Mark Chen, chief research officer at OpenAI, recently said that Zuckerberg personally delivered homemade soup to an OpenAI employee as part of a campaign to recruit the unnamed worker to Meta.

“It’s been kind of interesting and fun to see it escalate over time. You know, some interesting stories here are Zuck actually went and hand-delivered soup to people that he was trying to recruit from us,” Chen told Ashlee Vance on the author’s “Core Memory” podcast.

Chen said Zuckerberg’s move was “shocking to me at the time” but since then, he said he’s returned the favor.

“I’ve also delivered soup to people we’ve been recruiting from Meta,” Chen said, laughing.

The poaching efforts focused on OpenAI’s researchers and engineers underscores the company’s position in the AI race, Chen said.

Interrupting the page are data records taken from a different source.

# Christovis/astrild

Measured on AMD Instinct MI355X. Metric: particles/sec CIC+3D-FFT P(k) on 1024^3 grid, higher is better.
Workload: dtype f32

## Files before the change

### astrild_amd/csrc/mesh_paint_tiled.hip

```cpp
#include "ast_common.h"
#include "paint_tile_geom.h"
#include <algorithm>
#include <climits>
#include <cstdlib>
#include <mutex>
#include <type_traits>
#include <vector>

namespace {

using ast::Window;

using ast::TX;
using ast::TY;
using ast::TZ;
using ast::RingMap;
#ifndef PAINT_ABLATE
#define PAINT_ABLATE 0
#endif
constexpr int ablate = PAINT_ABLATE;

#ifdef PAINT_STAMPS
__device__ unsigned long long g_stamps[64 * 4096];
__device__ unsigned g_nstamp[64];
#define STAMP_DECL unsigned nst_ = 0
#define STAMP(id)                                                                                     \
    do {                                                                                              \
        if (threadIdx.x == 0 && blockIdx.x % 257 == 3 && blockIdx.x / 257 < 64 && nst_ < 4096)         \
            g_stamps[(blockIdx.x / 257) * 4096 + nst_++] = (__builtin_amdgcn_s_memtime() << 8) | (id); \
    } while (0)
#define STAMP_END                                                                                     \
    do {                                                                                              \
        if (threadIdx.x == 0 && blockIdx.x % 257 == 3 && blockIdx.x / 257 < 64) g_nstamp[blockIdx.x / 257] = nst_; \
    } while (0)
#else
#define STAMP_DECL
#define STAMP(id) do {} while (0)
#define STAMP_END do {} while (0)
#endif
#if defined(PAINT_STAMPS) && PAINT_STAMPS == 2
#define FSTAMP_DECL STAMP_DECL
#define FSTAMP(id) STAMP(id)
#define FSTAMP_END STAMP_END
#define DSTAMP_DECL
#define DSTAMP(id) do {} while (0)
#define DSTAMP_END do {} while (0)
#else
#define FSTAMP_DECL
#define FSTAMP(id) do {} while (0)
#define FSTAMP_END do {} while (0)
#define DSTAMP_DECL STAMP_DECL
#define DSTAMP(id) STAMP(id)
#define DSTAMP_END STAMP_END
#endif

struct TileGeom {
    int n, x_start, nx_alloc;
    int ntx, nty, ntz;
    double inv_dx;
    double shift;
    int off_lo, off_hi;
};

template <typename T> __device__ inline double grid_coord(T x, const TileGeom& g) { return __fma_rn((double)x, g.inv_dx, g.shift); }

template <typename T, int W, bool PLAINX>
__device__ inline uint32_t tile_of(T x, T y, T z, const TileGeom& g, uint32_t* __restrict__ col_flags) {
    const double sx = grid_coord(x, g), sy = grid_coord(y, g), sz = grid_coord(z, g);
    int cx = (int)floor(W == 2 ? sx : sx + 0.5);
    int cy = (int)floor(W == 2 ? sy : sy + 0.5);
    int cz = (int)floor(W == 2 ? sz : sz + 0.5);
    const bool far = max(max((unsigned)cx, (unsigned)cy), (unsigned)cz) >= (unsigned)g.n;
    if (far) {
        double f;
        cx = ast::locate<W>(sx, g.n, f);
        cy = ast::locate<W>(sy, g.n, f);
        cz = ast::locate<W>(sz, g.n, f);
    }
    unsigned bx = (unsigned)cx;
    if (!PLAINX) {
        int b = cx - g.x_start;
        if (b < 0) b += g.n;
        if (b >= g.nx_alloc) return 0xffffffffu;
        bx = (unsigned)b;
    }
    const uint32_t col = __umul24(bx / TX, (unsigned)g.nty) + (unsigned)cy / TY;
    if (far && col_flags && !(__hip_atomic_load(&col_flags[col], __ATOMIC_RELAXED, __HIP_MEMORY_SCOPE_AGENT) & 1u))
        atomicOr(&col_flags[col], 1u);
    return __umul24(col, (unsigned)g.ntz) + (unsigned)cz / TZ;
}

struct WaveRuns {
    bool head;
    int len;
    int head_lane;
};

__device__ inline WaveRuns wave_runs(uint32_t key, bool live, int lane) {
    WaveRuns r;
    const uint32_t prev = (uint32_t)__builtin_amdgcn_update_dpp((int)0xffffffffu, (int)key, 0x138, 0xf, 0xf, false);
    r.head = live && (lane == 0 || prev != key);
    const unsigned long long hmask = __ballot(r.head);
    const unsigned long long dmask = __ballot(!live);
    const unsigned long long above = ~((2ull << lane) - 1ull);
    const unsigned long long stop = (hmask | dmask) & above;
    const int end = stop ? __ffsll((long long)stop) - 1 : 64;
    r.len = end - lane;
    const unsigned long long at_or_below = hmask & ~above;
    r.head_lane = at_or_below ? 63 - __clzll((long long)at_or_below) : 0;
    return r;
}

constexpr int IDX_UNROLL = 4;
#ifndef AGG_TRIPS_N
#define AGG_TRIPS_N 4
#endif
constexpr int AGG_TRIPS = AGG_TRIPS_N;
constexpr int AGG_SLOTS = 256;
constexpr uint32_t SLOT_EMPTY = 0xffffffffu;
constexpr uint32_t CODE_DONE = 0xffffffffu;

template <int MODE>
__device__ __noinline__ void place_run_slow(uint32_t key, uint32_t p1, uint32_t len, const uint32_t* __restrict__ tile_off,
                                            uint32_t* __restrict__ tile_fill, uint32_t* __restrict__ index, uint32_t cap,
                                            uint32_t* __restrict__ ovf, unsigned long long* __restrict__ ovf_count) {
    const uint32_t b = atomicAdd(&tile_fill[key], len);
    for (uint32_t i = 0; i < len; ++i) {
        if (MODE == 1) index[(size_t)tile_off[key] + b + i] = p1 + i;
        else if (b + i < cap) index[(size_t)key * cap + b + i] = p1 + i;
        else ovf[atomicAdd(ovf_count, 1ull)] = p1 + i;
    }
}

template <typename T, int W, int MODE, bool PLAINX, int STRIDE = 3>
__global__ void __launch_bounds__(256)
tile_index_kernel(const T* __restrict__ pos, size_t np, TileGeom g, uint32_t* __restrict__ tile_count,
                  const uint32_t* __restrict__ tile_off, uint32_t* __restrict__ tile_fill,
                  uint32_t* __restrict__ index, uint32_t cap, uint32_t* __restrict__ ovf,
                  unsigned long long* __restrict__ ovf_count, uint32_t* __restrict__ col_flags,
                  unsigned long long* dropped, const unsigned long long* __restrict__ np_dev = nullptr,
                  unsigned long long np_min = 0) {
    constexpr bool FILL = MODE != 0;
    if (np_dev != nullptr) {
        const unsigned long long nd = *np_dev;
        if (nd < np_min || nd == 0) return;
        np = nd < np ? (size_t)nd : np;
    }
    __shared__ uint32_t skey[AGG_SLOTS], scnt[AGG_SLOTS], sroom[AGG_SLOTS];
    __shared__ unsigned long long sdst[AGG_SLOTS];
    __shared__ uint32_t codes[FILL ? AGG_TRIPS * IDX_UNROLL : 1][256];
    constexpr uint32_t MISS_CAP = FILL ? 512 : 1;
    __shared__ uint32_t smiss_key[MISS_CAP], smiss_p[MISS_CAP], smiss_len[MISS_CAP], smiss_n;
    FSTAMP_DECL;
    const int tid = threadIdx.x;
    const int lane = tid & 63;
    skey[tid] = SLOT_EMPTY;
    scnt[tid] = 0;
    if (tid == 0) smiss_n = 0;
    __syncthreads();
    const size_t per_trip = 256 * IDX_UNROLL;
    const size_t per_interval = per_trip * AGG_TRIPS;
    const size_t nintervals = (np + per_interval - 1) / per_interval;
    unsigned long long ndrop = 0;
    auto fetch = [&](size_t pbase, T (&x)[IDX_UNROLL], T (&y)[IDX_UNROLL], T (&z)[IDX_UNROLL]) {
#pragma unroll
        for (int u = 0; u < IDX_UNROLL; ++u) {
            const size_t p = min(pbase + (size_t)u * 256 + tid, np - 1);
            x[u] = pos[STRIDE * p + 0];
            y[u] = pos[STRIDE * p + 1];
            z[u] = pos[STRIDE * p + 2];
        }
    };
    auto place_run = [&](uint32_t key, uint32_t p1, uint32_t len) {
        place_run_slow<MODE>(key, p1, len, tile_off, tile_fill, index, cap, ovf, ovf_count);
    };
    static_assert(AGG_TRIPS % 2 == 0, "two register sets");
    T xa[IDX_UNROLL], ya[IDX_UNROLL], za[IDX_UNROLL], xb[IDX_UNROLL], yb[IDX_UNROLL], zb[IDX_UNROLL];
    if ((size_t)blockIdx.x < nintervals) fetch((size_t)blockIdx.x * per_interval, xa, ya, za);
    for (size_t interval = blockIdx.x; interval < nintervals; interval += gridDim.x) {
        const size_t p0 = interval * per_interval;
        const bool full = p0 + per_interval <= np;
        auto process = [&](int trip, const T (&x)[IDX_UNROLL], const T (&y)[IDX_UNROLL], const T (&z)[IDX_UNROLL]) {
#pragma unroll
            for (int u = 0; u < IDX_UNROLL; ++u) {
                const size_t p = p0 + (size_t)trip * per_trip + (size_t)u * 256 + tid;
                const bool valid = full || p < np;
                uint32_t key = tile_of<T, W, PLAINX>(x[u], y[u], z[u], g, MODE != 1 ? col_flags : nullptr);
                if (!valid) key = 0xffffffffu;
                const bool live = key != 0xffffffffu;
                if (!PLAINX && valid && !live) ++ndrop;
                const WaveRuns r = wave_runs(key, live, lane);
                bool parked = false;
                uint32_t val = 0;
                if (r.head) {
                    const uint32_t slot = (key * 2654435761u) >> 24;
                    const uint32_t old = atomicCAS(&skey[slot], SLOT_EMPTY, key);
                    if (old == SLOT_EMPTY || old == key) {
                        val = (slot << 16) | atomicAdd(&scnt[slot], (uint32_t)r.len);
                    } else if (MODE == 0) {
                        atomicAdd(&tile_count[key], (uint32_t)r.len);
                    } else {
                        parked = true;
                        const uint32_t mi = atomicAdd(&smiss_n, 1u);
                        if (mi < MISS_CAP) {
                            smiss_key[mi] = key;
                            smiss_p[mi] = (uint32_t)p;
                            smiss_len[mi] = (uint32_t)r.len;
                        } else {
                            place_run(key, (uint32_t)p, (uint32_t)r.len);
                        }
                    }
                }
                if (FILL) {
                    const uint32_t valb = __shfl(val, r.head_lane, 64) + (uint32_t)(lane - r.head_lane);
                    uint32_t code = live ? valb : CODE_DONE;
                    if (__any(parked)) {
                        if (__shfl((int)parked, r.head_lane, 64)) code = CODE_DONE;
                    }
                    codes[trip * IDX_UNROLL + u][tid] = code;
                }
            }
        };
#pragma unroll
        for (int trip = 0; trip < AGG_TRIPS; trip += 2) {
            FSTAMP(1);
            fetch(p0 + (size_t)(trip + 1) * per_trip, xb, yb, zb);
            process(trip, xa, ya, za);
            FSTAMP(2);
            fetch(trip + 2 < AGG_TRIPS ? p0 + (size_t)(trip + 2) * per_trip : (interval + gridDim.x) * per_interval, xa, ya, za);
            process(trip + 1, xb, yb, zb);
            FSTAMP(2);
        }
        __syncthreads();
        FSTAMP(3);
        if (skey[tid] != SLOT_EMPTY) {
            const uint32_t t = skey[tid], c = scnt[tid];
            if (MODE == 0) atomicAdd(&tile_count[t], c);
            else if (MODE == 1) { sdst[tid] = (unsigned long long)tile_off[t] + atomicAdd(&tile_fill[t], c); sroom[tid] = 0xffffffffu; }
            else {
                const uint32_t base = min(atomicAdd(&tile_fill[t], c), cap);
                sdst[tid] = (unsigned long long)t * cap + base;
                sroom[tid] = cap - base;
            }
        }
        if (FILL) {
            const uint32_t nm = min(smiss_n, MISS_CAP);
            for (uint32_t e = tid; e < nm; e += 256) {
                place_run(smiss_key[e], smiss_p[e], smiss_len[e]);
            }
        }
        FSTAMP(4);
        __syncthreads();
        FSTAMP(5);
        if (FILL) {
            if (tid == 0) smiss_n = 0;
#pragma unroll 4
            for (int j = 0; j < AGG_TRIPS * IDX_UNROLL; ++j) {
                const uint32_t c = codes[j][tid];
                if (c == CODE_DONE) continue;
                const uint32_t p = (uint32_t)(p0 + (size_t)j * 256 + tid);
                const uint32_t slot = c >> 16, at = c & 0xffffu;
                if (at < sroom[slot]) index[sdst[slot] + at] = p;
                else ovf[atomicAdd(ovf_count, 1ull)] = p;
            }
        }
        skey[tid] = SLOT_EMPTY;
        scnt[tid] = 0;
        FSTAMP(6);
        __syncthreads();
        FSTAMP(7);
    }
    FSTAMP_END;
    if (MODE != 1 && dropped && ndrop) atomicAdd(dropped, ndrop);
}

constexpr int MINPOP = 8;
#ifndef GROUP_ITERS_N
#define GROUP_ITERS_N 3
#endif
#ifndef GROUP_CAND
#define GROUP_CAND 16, 8, 24, 0
#endif
constexpr int GROUP_ITERS = GROUP_ITERS_N;
constexpr uint32_t LREC_CAP = 512;
struct GroupRec { uint32_t first, mask; };

template <typename T>
__device__ inline void store_stray(T* __restrict__ strays, size_t slot, T x, T y, T z, T m, bool has_mass) {
    typedef T vec4_t __attribute__((ext_vector_type(4)));
    struct Rec3 { T x, y, z; };
    if (has_mass) *reinterpret_cast<vec4_t*>(strays + 4 * slot) = vec4_t{x, y, z, m};
    else *reinterpret_cast<Rec3*>(strays + 3 * slot) = Rec3{x, y, z};
}

template <typename T>
__device__ __noinline__ void place_group_slow(uint32_t key, uint32_t a, uint32_t mask, const T* __restrict__ pos,
                                              const T* __restrict__ mass, unsigned long long* __restrict__ fill64,
                                              GroupRec* __restrict__ recs, uint32_t rcap, T* __restrict__ strays,
                                              uint32_t scap, uint32_t* __restrict__ ovf,
                                              unsigned long long* __restrict__ ovf_count) {
    if (mask) {
        const uint32_t r = (uint32_t)(atomicAdd(&fill64[key], 1ull << 32) >> 32);
        if (r < rcap) { recs[(size_t)key * rcap + r] = GroupRec{a, mask}; return; }
        for (uint32_t m = mask; m; m &= m - 1) ovf[atomicAdd(ovf_count, 1ull)] = a + (uint32_t)__ffs((int)m) - 1u;
    } else {
        const uint32_t sidx = (uint32_t)atomicAdd(&fill64[key], 1ull);
        if (sidx < scap) store_stray(strays, (size_t)key * scap + sidx, pos[3 * (size_t)a], pos[3 * (size_t)a + 1],
                                     pos[3 * (size_t)a + 2], mass ? mass[a] : (T)1, mass != nullptr);
        else ovf[atomicAdd(ovf_count, 1ull)] = a;
    }
}

constexpr uint32_t LST_CAP = 768;

__device__ __noinline__ void place_late_slow(uint32_t p, uint32_t* __restrict__ ovf, unsigned long long* __restrict__ ovf_count) {
    ovf[atomicAdd(ovf_count, 1ull)] = p;
}
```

“We’re always under attack,” Chen told Vance. “This is how I know we’re in the lead, right? Any company starts, where do they try to recruit from? It’s OpenAI. They want the expertise, they want our vision, our philosophy of the world. And we’ve made so many star researchers, right? I think OpenAI, more than anywhere else, has been a place that makes names in AI today.”

Arguably, no other rival tech company has been as aggressive in the so-called AI talent wars against OpenAI as Zuckerberg’s Meta.

In June, OpenAI CEO Sam Altman said that Meta tried to lure some of his engineers with $100 million signing bonuses. The CEO said at the time that none of his top talent was poached, but ChatGPT co-creator Shengjia Zhao later joined Meta’s Superintelligence Lab.

Chen said that Meta tried to recruit “half” of Chen’s direct reports unsuccessfully, but that OpenAI has been “fairly good” at retaining top talent. A Meta spokesperson declined to comment.

Top AI researchers have become a hot commodity in the AI race, as it’s generally believed that there is a relatively small number of researchers and engineers capable of achieving breakthroughs or building new LLMs from the ground up.